# Record set
template <int T>
__global__ __launch_bounds__(512) void convwsp_kernel(const ConvArgsB a, const WspWork wk) {
  constexpr int NT = WSP_NT;
  constexpr int B_IMG = 14 * NT * 1024;
  constexpr int A_IMG = WSP_NVOX * 32;
  constexpr int A_BUF = 2 * A_IMG;
  extern __shared__ float4 lds4[];
  char* lds = reinterpret_cast<char*>(lds4);
  char* const Bh = lds;
  char* const Bl = lds + B_IMG;
  char* const A0 = lds + 2 * B_IMG;
  const ConvGeom& g = a.g;
  const int nch = g.nchunks;
  const int tid = threadIdx.x, lane = tid & 63;
  const int wave = __builtin_amdgcn_readfirstlane(tid >> 6);

  int cgrp, slot;
  {
    const int b = blockIdx.x;
    if (wk.xcd_perm) {
      const int per = gridDim.x >> 3, j = b >> 3;
      cgrp = j % wk.ngroups;
      slot = (b & 7) * (per / wk.ngroups) + j / wk.ngroups;
    } else {
      cgrp = b % wk.ngroups;
      slot = b / wk.ngroups;
    }
  }
  const int t_begin = (int)(((int64_t)slot * wk.tiles) / wk.slots), t_end = (int)(((int64_t)(slot + 1) * wk.tiles) / wk.slots);
  const int ntw = t_end - t_begin;
  const int nt0 = cgrp * NT;
  const int tiles_per_n = g.tiles_d * g.tiles_h * g.tiles_w;

  if (wave < 4) {
    const int wl = wave;
    const int r = lane & 15, kq = lane >> 4;
    const bool second = (kq >> 1) != 0;
    const int a_lane = ((wl * WSP_IH) * WSP_IW + r) * 32 + (kq & 1) * 16;
    const int b_lane = lane * 16;

    f32x4 acc[T][4][NT];
#pragma unroll
    for (int k = 0; k < T; ++k)
#pragma unroll
      for (int m = 0; m < 4; ++m)
#pragma unroll
        for (int j = 0; j < NT; ++j) acc[k][m][j] = (f32x4){0.f, 0.f, 0.f, 0.f};
    float s1[NT], s2[NT];
    double d1[NT], d2[NT];
#pragma unroll
    for (int j = 0; j < NT; ++j) { s1[j] = 0.f; s2[j] = 0.f; d1[j] = 0.0; d2[j] = 0.0; }
    int stats_n = -1;
    auto fold_stats = [&]() {
#pragma unroll
      for (int j = 0; j < NT; ++j) {
        float u1 = s1[j], u2 = s2[j];
        u1 += __shfl_xor(u1, 16, 64); u1 += __shfl_xor(u1, 32, 64);
        u2 += __shfl_xor(u2, 16, 64); u2 += __shfl_xor(u2, 32, 64);
        d1[j] += (double)u1; d2[j] += (double)u2;
        s1[j] = 0.f; s2[j] = 0.f;
      }
    };
    auto flush_stats = [&]() {
#pragma unroll
      for (int j = 0; j < NT; ++j) {
        if (kq == 0) {
          const int co = (nt0 + j) * 16 + r;
          atomic_add_f64(a.stats + ((int64_t)stats_n * g.Cout + co) * 2 + 0, d1[j]);
          atomic_add_f64(a.stats + ((int64_t)stats_n * g.Cout + co) * 2 + 1, d2[j]);
        }
        d1[j] = 0.0; d2[j] = 0.0;
      }
    };

    auto epilogue = [&](int tile, auto KK) {
      constexpr int k = decltype(KK)::value;
      const int n = tile / tiles_per_n;
      int bx = tile - n * tiles_per_n;
      const int tw = bx % g.tiles_w; bx /= g.tiles_w;
      const int th = bx % g.tiles_h, td = bx / g.tiles_h;
      if (a.stats && n != stats_n) {
        if (stats_n >= 0) flush_stats();
        stats_n = n;
      }
      float bvj[NT];
#pragma unroll
      for (int j = 0; j < NT; ++j) bvj[j] = a.bias ? a.bias[(nt0 + j) * 16 + r] : 0.f;
      auto epi = [&](auto HR, auto HT) {
        constexpr bool HAS_RES = decltype(HR)::value, HAS_STATS = decltype(HT)::value;
        unsigned yo[4], ro[4];
#pragma unroll
        for (int i = 0; i < 4; ++i) {
          yo[i] = (unsigned)((kq * 4 + i) * g.y_ldc + nt0 * 16 + r) * 4u; asm volatile("" : "+v"(yo[i]));
          if (HAS_RES) { ro[i] = (unsigned)((kq * 4 + i) * a.r_ldc + nt0 * 16 + r) * 4u; asm volatile("" : "+v"(ro[i])); }
        }
        const int od = td * 4 + wl;
        float rv[4][NT][4];
        if (HAS_RES) {
#pragma unroll
          for (int m = 0; m < 4; ++m) {
            const int64_t vox0 = (((int64_t)n * g.Do + od) * g.Ho + th * 4 + m) * g.Wo + tw * 16;
            const char* rb = reinterpret_cast<const char*>(a.residual + vox0 * a.r_ldc);
#pragma unroll
            for (int j = 0; j < NT; ++j)
#pragma unroll
              for (int i = 0; i < 4; ++i) rv[m][j][i] = *reinterpret_cast<const float*>(rb + ro[i] + j * 64);
          }
        }
#pragma unroll
        for (int m = 0; m < 4; ++m) {
          const int64_t vox0 = (((int64_t)n * g.Do + od) * g.Ho + th * 4 + m) * g.Wo + tw * 16;
          char* yb = reinterpret_cast<char*>(a.y + vox0 * g.y_ldc);
#pragma unroll
          for (int j = 0; j < NT; ++j)
#pragma unroll
            for (int i = 0; i < 4; ++i) {
              float v = acc[k][m][j][i] + bvj[j];
              if (HAS_RES) v += rv[m][j][i];
              *reinterpret_cast<float*>(yb + yo[i] + j * 64) = v;
              if (HAS_STATS) { s1[j] += v; s2[j] = fmaf(v, v, s2[j]); }
              acc[k][m][j][i] = 0.f;
            }
          if (HAS_STATS && (wk.stat_rows == 1 || m == 3)) fold_stats();
        }
      };
      using T_ = std::true_type; using F_ = std::false_type;
      if (a.residual) { if (a.stats) epi(T_{}, T_{}); else epi(T_{}, F_{}); }
      else            { if (a.stats) epi(F_{}, T_{}); else epi(F_{}, F_{}); }
    };

    auto mfma_item = [&](int buf, auto KK) {
      constexpr int k = decltype(KK)::value;
      const char* bh = Bh + b_lane;
      const char* bl = Bl + b_lane;
      const char* ah0 = A0 + buf * A_BUF + a_lane;
      const char* al0 = ah0 + A_IMG;
      uint4 fa[2][4], fb[2][NT], fl[4], fbl[NT];
      auto rd_hi = [&](auto S, auto P) {
        constexpr int s = decltype(S)::value, p = decltype(P)::value;
        constexpr int c0 = wsp_tap_bytes(2 * s), c1 = wsp_tap_bytes(2 * s + 1 < 27 ? 2 * s + 1 : 2 * s);
        const int to = second ? c1 : c0;
#pragma unroll
        for (int m = 0; m < 4; ++m) fa[p][m] = *reinterpret_cast<const uint4*>(ah0 + to + m * (WSP_IW * 32));
#pragma unroll
        for (int j = 0; j < NT; ++j) fb[p][j] = *reinterpret_cast<const uint4*>(bh + (s * NT + j) * 1024);
      };
      auto rd_lo = [&](auto S) {
        constexpr int s = decltype(S)::value;
        constexpr int c0 = wsp_tap_bytes(2 * s), c1 = wsp_tap_bytes(2 * s + 1 < 27 ? 2 * s + 1 : 2 * s);
        const int to = second ? c1 : c0;
#pragma unroll
        for (int m = 0; m < 4; ++m) fl[m] = *reinterpret_cast<const uint4*>(al0 + to + m * (WSP_IW * 32));
#pragma unroll
        for (int j = 0; j < NT; ++j) fbl[j] = *reinterpret_cast<const uint4*>(bl + (s * NT + j) * 1024);
      };
      auto mm = [&](auto P) {
        constexpr int p = decltype(P)::value;
#pragma unroll
        for (int m = 0; m < 4; ++m)
#pragma unroll
          for (int j = 0; j < NT; ++j)
            acc[k][m][j] = __builtin_amdgcn_mfma_f32_16x16x32_bf16(__builtin_bit_cast(bf16x8, fa[p][m]), __builtin_bit_cast(bf16x8, fb[p][j]), acc[k][m][j], 0, 0, 0);
#pragma unroll
        for (int m = 0; m < 4; ++m)
#pragma unroll
          for (int j = 0; j < NT; ++j)
            acc[k][m][j] = __builtin_amdgcn_mfma_f32_16x16x32_bf16(__builtin_bit_cast(bf16x8, fa[p][m]), __builtin_bit_cast(bf16x8, fbl[j]), acc[k][m][j], 0, 0, 0);
#pragma unroll
        for (int m = 0; m < 4; ++m)
#pragma unroll
          for (int j = 0; j < NT; ++j)
            acc[k][m][j] = __builtin_amdgcn_mfma_f32_16x16x32_bf16(__builtin_bit_cast(bf16x8, fl[m]), __builtin_bit_cast(bf16x8, fb[p][j]), acc[k][m][j], 0, 0, 0);
      };
      using I0 = std::integral_constant<int, 0>; using I1 = std::integral_constant<int, 1>;
#define WSP_IC(v) std::integral_constant<int, (v)>{}
#define WSP_STEP2(S0)                                                                                          \
      rd_lo(WSP_IC(S0)); rd_hi(WSP_IC((S0) + 1), I1{}); mm(I0{}); __builtin_amdgcn_sched_barrier(0);            \
      rd_lo(WSP_IC((S0) + 1)); if ((S0) + 2 < 14) rd_hi(WSP_IC((S0) + 2 < 14 ? (S0) + 2 : 13), I0{});           \
      mm(I1{}); __builtin_amdgcn_sched_barrier(0);
      rd_hi(I0{}, I0{});
      WSP_STEP2(0) WSP_STEP2(2) WSP_STEP2(4) WSP_STEP2(6) WSP_STEP2(8) WSP_STEP2(10) WSP_STEP2(12)
#undef WSP_STEP2
#undef WSP_IC
    };

    int i = 0;
    for (int t0 = 0; t0 < ntw; t0 += T) {
      const int nk = min(T, ntw - t0);
      for (int c = 0; c < nch; ++c) {
        auto item = [&](auto KK) {
          constexpr int k = decltype(KK)::value;
          if (k == 0 && i > 0) asm volatile("s_barrier" ::: "memory");
          asm volatile("s_barrier" ::: "memory");
          mfma_item(i & 1, KK);
          if (c == nch - 1) epilogue(t_begin + t0 + k, KK);
          ++i;
        };
        item(std::integral_constant<int, 0>{});
        if (T > 1 && nk > 1) item(std::integral_constant<int, (T > 1 ? 1 : 0)>{});
        if (T > 2 && nk > 2) item(std::integral_constant<int, (T > 2 ? 2 : 0)>{});
        if (T > 3 && nk > 3) item(std::integral_constant<int, (T > 3 ? 3 : 0)>{});
      }
    }
    if (a.stats && stats_n >= 0) flush_stats();
  } else {
    const int tg = tid - 256;
    const int ni = ntw * nch;
    struct Item { int tile, chunk; bool first; };
    auto item_of = [&](int it) {
      const int per_round = T * nch;
      const int rd = it / per_round, w = it - rd * per_round;
      const int nk = min(T, ntw - rd * T);
      const int c = w / nk, k = w - c * nk;
      Item o; o.tile = t_begin + rd * T + k; o.chunk = c; o.first = k == 0;
      return o;
    };

    u32x4 wpf[WSP_NBW];
    const uint4* wsrc = a.wpk + (int64_t)g.cls_wbase16[0] * 128;
    auto w_issue = [&](int chunk) {
      int tgo = tg;
      asm volatile("" : "+v"(tgo));
#pragma unroll
      for (int i = 0; i < WSP_NBW; ++i) {
        const int e = tgo + 256 * i;
        const int img = e / (14 * NT * 64), e2 = e - img * (14 * NT * 64);
        const int ln = e2 & 63, blk = e2 >> 6;
        const int j = blk % NT, s = blk / NT;
        const uint4* p = wsrc + ((int64_t)(chunk * 14 + s) * g.ntiles + nt0 + j) * 128 + ln * 2 + img;
        wpf[i] = *reinterpret_cast<const u32x4*>(p);
      }
    };
    auto w_write = [&]() {
      int wb = tg * 16;
      asm volatile("" : "+v"(wb));
#pragma unroll
      for (int i = 0; i < WSP_NBW; ++i) *reinterpret_cast<u32x4*>(Bh + wb + i * 4096) = wpf[i];
    };

    const int q = tg & 3;
    const int vox0 = tg >> 2;
    const int iw_0 = vox0 % WSP_IW, row_0 = vox0 / WSP_IW;
    const bool plain = a.in_scale == nullptr && a.in_slope == 1.f;
    f32x4 pf[WSP_SLOTS];
    f32x4 pf_sc, pf_sh;
    unsigned pf_inb = 0u;
    auto issue = [&](int it) {
      const Item itm = item_of(it);
      const int tile = itm.tile, chunk = itm.chunk;
      const int n = tile / tiles_per_n;
      int bx = tile - n * tiles_per_n;
      const int tw = bx % g.tiles_w; bx /= g.tiles_w;
      const int th = bx % g.tiles_h, td = bx / g.tiles_h;
      const int id0 = td * 4 - 1, ih0 = th * 4 - 1, iw0 = tw * 16 - 1;
      const char* xb = reinterpret_cast<const char*>(a.x + (int64_t)n * g.Di * g.Hi * g.Wi * g.x_ldc + chunk * 16);
      const unsigned ldc4 = (unsigned)g.x_ldc * 4u;
      unsigned inb = 0u;
      int iw = iw_0, row = row_0;
      asm volatile("" : "+v"(iw), "+v"(row));
#pragma unroll
      for (int i = 0; i < WSP_SLOTS; ++i) {
        const int idd = (row * 43) >> 8, ih = row - idd * WSP_IH;
        const int gd = id0 + idd, gh = ih0 + ih, gw = iw0 + iw;
        const bool ok = (row < WSP_ID * WSP_IH) & ((unsigned)gd < (unsigned)g.Di) & ((unsigned)gh < (unsigned)g.Hi) & ((unsigned)gw < (unsigned)g.Wi);
        iw += 10; row += 3;
        if (iw >= WSP_IW) { iw -= WSP_IW; ++row; }
        const unsigned lin = (unsigned)((gd * g.Hi + gh) * g.Wi + gw) * ldc4 + (unsigned)q * 16u;
        const unsigned boff = ok ? lin : (unsigned)q * 16u;
        pf[i] = *reinterpret_cast<const f32x4*>(xb + boff);
        inb |= ok ? (1u << i) : 0u;
      }
      pf_inb = inb;
      const float* scp = a.in_scale ? a.in_scale + (int64_t)n * g.Cin + chunk * 16 : a.x;
      const float* shp = a.in_scale ? a.in_shift + (int64_t)n * g.Cin + chunk * 16 : a.x;
      pf_sc = *reinterpret_cast<const f32x4*>(reinterpret_cast<const char*>(scp) + q * 16);
      pf_sh = *reinterpret_cast<const f32x4*>(reinterpret_cast<const char*>(shp) + q * 16);
    };
    auto convert = [&](int buf) {
      const float slope = a.in_slope;
      const bool has_norm = a.in_scale != nullptr;
      const f32x4 sc = has_norm ? pf_sc : (f32x4){1.f, 1.f, 1.f, 1.f}, sh = has_norm ? pf_sh : (f32x4){0.f, 0.f, 0.f, 0.f};
      const unsigned inb = pf_inb;
      int vbase = (tg >> 2) * 32 + q * 8;
      asm volatile("" : "+v"(vbase));
      char* ah = A0 + buf * A_BUF + vbase;
#pragma unroll
      for (int i = 0; i < WSP_SLOTS; ++i) {
        if (i == WSP_SLOTS - 1 && vox0 + 64 * i >= WSP_NVOX) continue;
        float v0 = pf[i][0], v1 = pf[i][1], v2 = pf[i][2], v3 = pf[i][3];
        if (!plain) {
          v0 = act01(fmaf(v0, sc[0], sh[0]), slope); v1 = act01(fmaf(v1, sc[1], sh[1]), slope);
          v2 = act01(fmaf(v2, sc[2], sh[2]), slope); v3 = act01(fmaf(v3, sc[3], sh[3]), slope);
        }
        uint2 h, l;
        split_bf16(v0, v1, h.x, l.x); split_bf16(v2, v3, h.y, l.y);
        const bool was = (inb >> i) & 1u;
        h.x = was ? h.x : 0u; h.y = was ? h.y : 0u; l.x = was ? l.x : 0u; l.y = was ? l.y : 0u;
        *reinterpret_cast<uint2*>(ah + i * (64 * 32)) = h;
        *reinterpret_cast<uint2*>(ah + A_IMG + i * (64 * 32)) = l;
      }
    };

    __builtin_amdgcn_s_setprio(1);
    if (ni > 0) {
      issue(0);
      w_issue(0);
      convert(0);
      w_write();
      if (ni > 1) issue(1);
    }
    for (int it = 0; it < ni; ++it) {
      if (it > 0 && item_of(it).first) {
        asm volatile("s_barrier" ::: "memory");
        w_write();
      }
      asm volatile("s_waitcnt lgkmcnt(0)\n\ts_barrier" ::: "memory");
      if (it + 1 < ni) {
        convert((it + 1) & 1);
        const Item nx = item_of(it + 1);
        if (nx.first) w_issue(nx.chunk);
        if (it + 2 < ni) issue(it + 2);
      }
    }
  }
}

# What you have to do
From the data above, output exactly the lines between the one containing "pf_sc = *reinterpret_cast<const" and the one containing "if (nx.first) w_issue(nx.chunk);", counting both of them.

# Worked solution
      pf_sc = *reinterpret_cast<const f32x4*>(reinterpret_cast<const char*>(scp) + q * 16);
      pf_sh = *reinterpret_cast<const f32x4*>(reinterpret_cast<const char*>(shp) + q * 16);
    };
    auto convert = [&](int buf) {
      const float slope = a.in_slope;
      const bool has_norm = a.in_scale != nullptr;
      const f32x4 sc = has_norm ? pf_sc : (f32x4){1.f, 1.f, 1.f, 1.f}, sh = has_norm ? pf_sh : (f32x4){0.f, 0.f, 0.f, 0.f};
      const unsigned inb = pf_inb;
      int vbase = (tg >> 2) * 32 + q * 8;
      asm volatile("" : "+v"(vbase));
      char* ah = A0 + buf * A_BUF + vbase;
#pragma unroll
      for (int i = 0; i < WSP_SLOTS; ++i) {
        if (i == WSP_SLOTS - 1 && vox0 + 64 * i >= WSP_NVOX) continue;
        float v0 = pf[i][0], v1 = pf[i][1], v2 = pf[i][2], v3 = pf[i][3];
        if (!plain) {
          v0 = act01(fmaf(v0, sc[0], sh[0]), slope); v1 = act01(fmaf(v1, sc[1], sh[1]), slope);
          v2 = act01(fmaf(v2, sc[2], sh[2]), slope); v3 = act01(fmaf(v3, sc[3], sh[3]), slope);
        }
        uint2 h, l;
        split_bf16(v0, v1, h.x, l.x); split_bf16(v2, v3, h.y, l.y);
        const bool was = (inb >> i) & 1u;
        h.x = was ? h.x : 0u; h.y = was ? h.y : 0u; l.x = was ? l.x : 0u; l.y = was ? l.y : 0u;
        *reinterpret_cast<uint2*>(ah + i * (64 * 32)) = h;
        *reinterpret_cast<uint2*>(ah + A_IMG + i * (64 * 32)) = l;
      }
    };

    __builtin_amdgcn_s_setprio(1);
    if (ni > 0) {
      issue(0);
      w_issue(0);
      convert(0);
      w_write();
      if (ni > 1) issue(1);
    }
    for (int it = 0; it < ni; ++it) {
      if (it > 0 && item_of(it).first) {
        asm volatile("s_barrier" ::: "memory");
        w_write();
      }
      asm volatile("s_waitcnt lgkmcnt(0)\n\ts_barrier" ::: "memory");
      if (it + 1 < ni) {
        convert((it + 1) & 1);
        const Item nx = item_of(it + 1);
        if (nx.first) w_issue(nx.chunk);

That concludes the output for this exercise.